Tuesday, April 16, 2013

Marbles

For some reason, there is a lot rolling around in my brain right now.  Because of the fuzzy chemo brain, I get snippets at a time.  I'll start a train of thought, and then it's like the control center of my brain pulls that little switch thingie that makes the train take a different track.  This has always happened to me.  However, I used to be able to switch back as soon as I realized my mind was going off on a tangent.  Now, I'll try to get back on track, and it's like when I turn around, the original track is gone.  


Very strange.  Very strange.  


So strange, in fact, that I can't even formulate a solid thought to write about.  I've been sitting on this blog for a while.  I have a lot on my mind to write about, but every time I start, the train gets de-railed again.  

What I'll focus on today (for as long as I can focus) is my impending doom with this week's chemo treatment.  Yes, it's true that I have had a much easier time with this round of drugs.  I don't have the nausea, fatigue, and overall crappy feeling that the adriamycin gave me.  The overall symptoms that I have been having during this round have been:
  • Muscle/Joint soreness and pain
  • slight fatigue
  • nose bleeds (every freakin' morning)
  • leathery fingertips (its been pretty weird)
  • Eyelashes/Eyebrows thinning
  • Face swelling (probably the steroid)
  • Hot flashes (probably steroid)
  • Intense hunger at times--causing binge eating (probably the steroid)
That's pretty much it.  Nothing big.  It's actually been pretty easy.  The worst times are usually Saturday evening through Sunday evening.  That's when my lower extremities seem to hurt pretty bad, and I'm pretty weak.  

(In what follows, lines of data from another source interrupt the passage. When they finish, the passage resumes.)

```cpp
#ifndef NAF_DIAG_BLOCKS_NO_MAX
        if constexpr (kFromBlocks) {
            uint32_t gm = 0u;
#pragma unroll
            for (uint32_t q = 0; q < PTS; ++q) gm = max(gm, max((graw[q] << 16) & 0x7fffffffu, graw[q] & 0x7fff0000u));
            if (__ballot(gm > wmax) != 0ull) {
                wmax = (uint32_t)__builtin_amdgcn_readlane((int)wave_max_to_lane63(gm), 63);
                if (lane == 0u) atomicMax(&misc[3], wmax);
            }
        }
#endif
        uint32_t head[PTS][4], pay[PTS][4], bkt[PTS][4], rank[PTS][4];
        bool on[PTS];
        auto emit_b = [&](uint32_t rb, uint32_t p) __attribute__((always_inline)) {
            const uint32_t i = atomicAdd(side_n, 1u);
            if (i < side_cap) {
                const uint32_t b = map.bucket(rb, nb_mask), r = atomicAdd(&hist_c[b], 1u);
                side[3u * i] = (b << 16) | r; side[3u * i + 1u] = map.local(rb); side[3u * i + 2u] = p;
            } else {
                spill_record(gg, rb, 0u, p);
                ++n_overflow;
                ++n_overflow_level;
            }
        };
#pragma unroll
// ... 92 lines not shown
                }
                if (__ballot(any) != 0ull) {
#pragma unroll
                    for (uint32_t k = 0; k < 4; ++k) {
                        if (single[k]) {
                            const float wyz = wy[k & 1u] * wz[k >> 1];
                            const float p0 = wyz * g[0], p1 = wyz * g[1];
                            head[q][k] &= (1u << kFxLocalBits) - 1u; pay[q][k] = pack_bf16x2(p0 * gx, p1 * gx);
                            emit_b(ra[k] ^ xm[k], pack_bf16x2(p0 * fx, p1 * fx));
                        }
                    }
                }
            }
            if (merging && __ballot(merged_lane) != 0ull) {
#pragma unroll
                for (uint32_t k = 0; k < 4; ++k) {
                    if (merged_lane) {
                        head[q][k] &= (1u << kFxLocalBits) - 1u; pay[q][k] = pack_bf16x2(va[k][0], va[k][1]);
                        emit_b(ra[k] ^ xm[k], pack_bf16x2(vb[k][0], vb[k][1]));
                    }
                }
            }
            if (fast) {
#pragma unroll
                for (uint32_t k = 0; k < 4; ++k) rank[q][k] = atomicAdd(&hist_c[bkt[q][k]], 1u);
            } else {
#pragma unroll
                for (uint32_t k = 0; k < 4; ++k) {
                    rank[q][k] = 0u;
                    if (on[q]) rank[q][k] = atomicAdd(&hist_c[bkt[q][k]], 1u);
                }
            }
        }
        if (it + 1u < LV && ly + 1u < n_levels) {
#pragma unroll
            for (uint32_t q = 0; q < PTS; ++q) graw[q] = grad_at(level + 1u, q);
        }
        lds_barrier();
#pragma unroll
        for (uint32_t q = 0; q < PTS; ++q) asm volatile("" : "+v"(graw[q]) : : "memory");
#ifndef NAF_DIAG_BLOCKS_NO_TAIL
        if constexpr (kFromBlocks) {
            if ((it + 1u == LV || ly + 1u == n_levels) && threadIdx.x == 0u) {
                const uint32_t m = misc[3];
                if (m > seed) atomicMax(gb.gmax_bits, m);
            }
        }
#endif

        if (wave == 0u) {
            for (uint32_t i = lane; i < NB; i += 64u) hist[(cur ^ 1u) * NB + i] = 0u;
            if (lane == 0u) misc[1u + (cur ^ 1u)] = 0u;
        }
        uint32_t excl = 0u, total = 0u;
        if constexpr (kWaveScan) {
            const uint32_t n = hist_c[lane];
            const uint32_t incl = wave_inclusive_sum(n);
            excl = incl - n;
            total = (uint32_t)__builtin_amdgcn_readlane((int)incl, 63);
            if (wave == 0u) {
                const uint32_t start_c = min(excl, SLOTS), n_c = min(n, SLOTS - start_c);
                runs[run_index(plan, ly, lane, tile)] = start_c | (n_c << 16);
            }
        } else {
            if (wave == 0u) {
                const uint32_t per = NB >> 6;
                uint32_t mine = 0u;
// ... 61 lines not shown
            for (uint32_t q = 0; q < PTS; ++q)
#pragma unroll
                for (uint32_t k = 0; k < 4; ++k) {
                    const uint32_t pos = offset_of(bkt[q][k]) + rank[q][k];
                    if ((fast || on[q]) && pos >= SLOTS) {
                        spill_record(gg, map.row(bkt[q][k], head[q][k] & ((1u << kFxLocalBits) - 1u)), head[q][k], pay[q][k]);
                        ++n_overflow;
                        ++n_overflow_level;
                    }
                }
        }
        lds_barrier();

        {
            const uint32_t n_rec = min(total, SLOTS);
            const uint32_t n_chunk = min(((n_rec * 8u + 127u) >> 7) << 3, (SLOTS * 8u) >> 4);
            typedef uint32_t u32x4 __attribute__((ext_vector_type(4)));
            u32x4 *__restrict__ dst = reinterpret_cast<u32x4 *>(blocks + block_index(plan, ly, tile));
            const u32x4 *from = reinterpret_cast<const u32x4 *>(staging);
            for (uint32_t c = threadIdx.x; c < n_chunk; c += NT) __builtin_nontemporal_store(from[c], dst + c);
        }
        if (__ballot(n_overflow_level != 0u)) {
#pragma unroll
            for (int off = 32; off > 0; off >>= 1) n_overflow_level += __shfl_xor(n_overflow_level, off, 64);
            if (lane == 0u) atomicAdd(overflow + 1u + level, n_overflow_level);
            n_overflow_level = 0u;
        }
    }
    if (__ballot(n_overflow != 0u)) {
#pragma unroll
        for (int off = 32; off > 0; off >>= 1) n_overflow += __shfl_xor(n_overflow, off, 64);
        if (lane == 0u) atomicAdd(overflow, n_overflow);
    }
}

__device__ __forceinline__ int cvt_rpi(float v) {
    int i;
    asm("v_cvt_rpi_i32_f32 %0, %1" : "=v"(i) : "v"(v));
    return i;
}

__device__ __forceinline__ PairFx load_record(const PairFx *p) {
#ifdef NAF_V2_NT_LOADS
    typedef uint32_t u32x2 __attribute__((ext_vector_type(2)));
    const u32x2 v = __builtin_nontemporal_load(reinterpret_cast<const u32x2 *>(p));
    return PairFx{v.x, v.y};
#else
    return *p;
#endif
}

#ifdef NAF_REDUCE_STAMPS
__device__ uint32_t g_reduce_stamps[2048 * 8];
#define NAF_RSTAMP(i) rs_[i] = clock64()
#else
#define NAF_RSTAMP(i)
#endif

template <bool kAdam, bool kFast>
__global__ void __launch_bounds__(1024)
scatter_reduce2_kernel(const PairFx *__restrict__ blocks, const uint32_t *__restrict__ runs, const int32_t *__restrict__ offsets,
                       float *__restrict__ grad_table, const uint32_t *__restrict__ gmax_bits, uint32_t level_base, uint32_t ly_begin,
                       uint32_t H, BinPlan plan, AdamTail adam) {
    extern __shared__ __attribute__((aligned(16))) unsigned char smem[];
#ifdef NAF_REDUCE_STAMPS
    long long rs_[5] = {0, 0, 0, 0, 0};
// ... 280 lines not shown
```

Before: 4.591 million rays/s.

## Flatten scatter-bin grid into balanced tile-level work items per resident group

Adds a flat variant of the binned scatter kernel that splits tile×level work items evenly across a grid sized to a multiple of twice the CU count, instead of a 2D tile × level-chunk grid. Each workgroup walks consecutive (tile, level) items, reloading ray positions when it wraps to the next tile, and prefetches the next gradient accordingly. This targets load imbalance and tail effects when there are few tiles with 64 buckets. A flag disables it. It also adds optional debug timestamp instrumentation.

```diff
diff --git a/include/naf_hip.h b/include/naf_hip.h
--- a/include/naf_hip.h
+++ b/include/naf_hip.h
@@ -113,6 +113,7 @@
 #define NAF_CFG_SCATTER_PAIR12 2048u
 #define NAF_CFG_LEVELS_GATHER_PASS 32768u
 #define NAF_CFG_MLP_TWO_KERNELS 65536u
+#define NAF_CFG_SCATTER_BIN_TILE_GRID 131072u
 #define NAF_CFG_TEST_TINY_BLOCKS 4096u
 
 
diff --git a/neuralvolumetricreconstructionformedicalimages_amd/_abi.py b/neuralvolumetricreconstructionformedicalimages_amd/_abi.py
--- a/neuralvolumetricreconstructionformedicalimages_amd/_abi.py
+++ b/neuralvolumetricreconstructionformedicalimages_amd/_abi.py
@@ -26,6 +26,7 @@
 CFG_TEST_TINY_BLOCKS = 4096
 CFG_LEVELS_GATHER_PASS = 32768
 CFG_MLP_TWO_KERNELS = 65536
+CFG_SCATTER_BIN_TILE_GRID = 131072
 CFG_MIN_BUCKETS_SHIFT = 13
 GRAD_INPUTS_NONE, GRAD_INPUTS_EXACT, GRAD_INPUTS_REFERENCE = 0, 1, 2
 
diff --git a/neuralvolumetricreconstructionformedicalimages_amd/csrc/render_fused.hip b/neuralvolumetricreconstructionformedicalimages_amd/csrc/render_fused.hip
--- a/neuralvolumetricreconstructionformedicalimages_amd/csrc/render_fused.hip
+++ b/neuralvolumetricreconstructionformedicalimages_amd/csrc/render_fused.hip
@@ -1163,8 +1163,10 @@
                    : nb64 ? (many ? scatter_bin2_kernel<NT, kLvMany, 6u, kFromBlocks> : scatter_bin2_kernel<NT, kLvFew, 6u, kFromBlocks>)
                           : (many ? scatter_bin2_kernel<NT, kLvMany, 0u, kFromBlocks> : scatter_bin2_kernel<NT, kLvFew, 0u, kFromBlocks>);
     }
-    auto bin_kernel(const BinPlan &plan, bool big, bool many) const {
+    bool flat_bin(const BinPlan &plan, bool big) const { return !big && plan.log2_nb == 6u && from_blocks == nullptr; }
+    auto bin_kernel(const BinPlan &plan, bool big, bool many, bool flat) const {
         const bool nb64 = plan.log2_nb == 6u;
+        if (flat) return scatter_bin2_kernel<kThreads, kLvFew, 6u, false, true>;
         return from_blocks != nullptr ? bin_kernel_of<true>(big, nb64, many) : bin_kernel_of<false>(big, nb64, many);
     }
     auto reduce_kernel(const AdamTail *adam) const {
@@ -1181,7 +1183,7 @@
         grid.x += (dj.count + threads - 1u) / threads;
         const GradBlocks gb = from_blocks != nullptr ? *from_blocks : GradBlocks{};
         hipLaunchKernelGGL(bin, grid, dim3(threads), lds, s, src, (const uint16_t *)dfeat, p.offsets, p.grad_table, (PairFx *)p.w.regions,
-                           p.w.counts, p.w.overflow, B, p.H, p.l0, p.nl, p.plan, p.job, dj, gb);
+                           p.w.counts, p.w.overflow, B, p.H, p.l0, p.nl, p.plan, p.job, dj, gb, p.groups);
     }
 };
 
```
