typedef short s16x2 __attribute__((ext_vector_type(2)));
__device__ __forceinline__ s16x2 as_s16x2(uint32_t u) { s16x2 r; __builtin_memcpy(&r, &u, 4); return r; }
__device__ __forceinline__ s16x2 arc9_maxmin_pk(const s16x2 (&d)[16]) {
  s16x2 m2[16], m4[16], best = {-1024, -1024};
#pragma unroll
  for (int k = 0; k < 16; ++k) m2[k] = __builtin_elementwise_min(d[k], d[(k + 1) & 15]);
#pragma unroll
  for (int k = 0; k < 16; ++k) m4[k] = __builtin_elementwise_min(m2[k], m2[(k + 2) & 15]);
#pragma unroll
  for (int k = 0; k < 16; ++k) {
    const s16x2 m8 = __builtin_elementwise_min(m4[k], m4[(k + 4) & 15]);
    const s16x2 m9 = __builtin_elementwise_min(m8, d[(k + 8) & 15]);
    best = __builtin_elementwise_max(best, m9);
  }
  return best;
}

constexpr int LROW = 19;
__device__ __forceinline__ int byte_of(const uint32_t (&w)[3], int b) { return (w[b >> 2] >> (8 * (b & 3))) & 0xff; }
__device__ __forceinline__ uint32_t pair_of(const uint32_t (&w)[3], int b) {
  const int j = b >> 2, j1 = (j + 1 < 3) ? j + 1 : j;
  const unsigned i0 = (unsigned)(b & 3);
  const unsigned i1 = ((b + 1) >> 2) == j ? (unsigned)((b + 1) & 3) : 4u + (unsigned)((b + 1) & 3);
  return __builtin_amdgcn_perm(w[j1], w[j], i0 | (0x0cu << 8) | (i1 << 16) | (0x0cu << 24));
}

__global__ __launch_bounds__(256, 8) void fast_score_kernel(FastParams P, ImgPtrs I, const TileDesc *__restrict__ tiles) {
  __shared__ uint32_t s_img[(TH + 2 * HALO) * LROW];
  __shared__ unsigned s_hist[256];
  __shared__ uint16_t s_surv[TW * TH];
  __shared__ int s_ncorn, s_nsurv;
  unsigned wg = blockIdx.y * gridDim.x + blockIdx.x;
  if (P.swz) wg = xcd_contiguous(wg, gridDim.x * gridDim.y);
  const int tile_i = wg % gridDim.x, slot = wg / gridDim.x;
  const TileDesc td = tiles[tile_i];
  const LevelDev &L = P.lv[td.level];
  const int tid = threadIdx.x;
  const int ci = td.cell % L.gx, cj = td.cell / L.gx;
  const int u0 = ci * L.cell_w, v0 = cj * L.cell_h;
  const uint8_t *img = I.img[td.level] + (size_t)slot * I.bstride[td.level];
  const int istride = I.stride[td.level];
  s_hist[tid] = 0;
  const int gx0 = u0 + td.x0 - 4, gy0 = v0 + td.y0 - HALO;
  for (int i = tid; i < (TH + 2 * HALO) * 18; i += 256) {
    const int r = i / 18, c = i - r * 18;
    const int y = min(max(gy0 + r, 0), L.h - 1), x = gx0 + 4 * c;
    const uint8_t *row = img + (size_t)y * istride;
    const int xs = min(max(x, 0), L.w - 4), d = x - xs;
    uint32_t raw;
    __builtin_memcpy(&raw, row + xs, 4);
    const uint32_t v = d == 0 ? raw : d >= 4 || d <= -4 ? 0u : d > 0 ? raw >> (8 * d) : raw << (-8 * d);
    s_img[r * LROW + c] = v;
  }
  __syncthreads();
  const int tx = tid & 15;
  const int cx0 = td.x0 + 4 * tx;
  if (tid == 0) { s_ncorn = 0; s_nsurv = 0; }
  __syncthreads();
  const int t = P.t_lo;
  constexpr int RDX[16] = {0, 1, 2, 3, 3, 3, 2, 1, 0, -1, -2, -3, -3, -3, -2, -1};
  constexpr int RDY[16] = {3, 3, 2, 1, 0, -1, -2, -3, -3, -3, -2, -1, 0, 1, 2, 3};
#pragma unroll 1
  for (int ty = tid >> 4; ty < TH; ty += 16) {
    const int cy = td.y0 + ty;
    uint32_t win[7][3];
#pragma unroll
    for (int r = 0; r < 7; r += 3)
#pragma unroll
      for (int c = 0; c < 3; ++c) win[r][c] = s_img[(ty + r) * LROW + tx + c];
    const bool row_ok = cy >= 3 && cy < L.cell_h - 3;
    const uint32_t Kd = 0x7fff7fffu - (uint32_t)t * 0x00010001u;
#pragma unroll
    for (int p = 0; p < 2; ++p) {
      const uint32_t vpair = pair_of(win[3], 4 + 2 * p);
      const uint32_t Vd = vpair + Kd, Vb = Kd - vpair;
      uint32_t X[4], Y[4];
#pragma unroll
      for (int i = 0; i < 4; ++i) {
        const int q = 4 * i;
        const uint32_t rp = pair_of(win[3 + RDY[q]], 4 + 2 * p + RDX[q]);
        X[i] = Vd - rp; Y[i] = rp + Vb;
      }
      const uint32_t pass = ((X[0] & X[1]) | (X[1] & X[2]) | (X[2] & X[3]) | (X[3] & X[0]) | (Y[0] & Y[1]) | (Y[1] & Y[2]) | (Y[2] & Y[3]) | (Y[3] & Y[0])) & 0x80008000u;
#pragma unroll
      for (int h = 0; h < 2; ++h) {
        const int k = 2 * p + h, cx = cx0 + k;
        const bool surv = row_ok && cx >= 3 && cx < L.cell_w - 3 && ((pass >> (16 * h)) & 0x8000u) != 0;
        if (surv) { const int slot_i = atomicAdd(&s_nsurv, 1); s_surv[slot_i] = (uint16_t)((ty << 8) | (4 * tx + k)); }
      }
    }
  }
  __syncthreads();
  const int nsurv = s_nsurv;
  const uint8_t *s_b8 = reinterpret_cast<const uint8_t *>(s_img);
  uint32_t *cand = P.cand + ((size_t)slot * P.n_tiles + tile_i) * CAND_CAP;
  for (int i = tid; i < nsurv; i += 256) {
    const int code = s_surv[i], py = code >> 8, px = code & 0xff;
    const int cb = (py + 3) * (LROW * 4) + px + 4;
    const int v = s_b8[cb];
    s16x2 d[16];
#pragma unroll
    for (int q = 0; q < 16; ++q) {
      const int r = s_b8[cb + RDY[q] * (LROW * 4) + RDX[q]];
      const int x = v - r;
      d[q] = as_s16x2(((uint32_t)x & 0xffffu) | ((uint32_t)(-x) << 16));
    }
    const s16x2 b2 = arc9_maxmin_pk(d);
    const int sc = max((int)b2.x, (int)b2.y) - 1;
    if (sc >= t) {
      const int s8 = min(sc + 1, 255);
      atomicAdd(&s_hist[s8], 1u);
      cand[atomicAdd(&s_ncorn, 1)] = ((uint32_t)s8 << 24) | ((uint32_t)(td.y0 + py) << 12) | (uint32_t)(td.x0 + px);
    }
  }
  __syncthreads();
  if (tid == 0) P.cand_n[(size_t)slot * P.n_tiles + tile_i] = s_ncorn;
  const unsigned c = s_hist[tid];
  if (c) atomicAdd(&P.hist[((size_t)slot * P.ncell_total + L.cell_base + td.cell) * 256 + tid], c);
}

So why am I so nervous this time around?  (for anyone afraid of lady business and talk of lady things, stop reading) Well, if you are keeping track of my menstrual cycle, which I'm sure you are, I'm coming up on getting that lovely monthly friend.  Why is this important, you might ask? If you remember this post, I had a really rough time the first round of taxol, and I associated it with the fact that I happened to get my period just afterwards.  My doctor, and the research nurses are very surprised that I'm still getting it.  They assumed my cycle would stop and that I would eventually just start early menopause set on by chemotherapy.  I mean, menopause does not equal fun, but after the cramping and horror that happened last month, I might choose it.

So.  I'm going to sit tight for the next few days and strongly hope that I either have a MUCH easier go this time around, or that I start menopause.  Just kidding...sort of.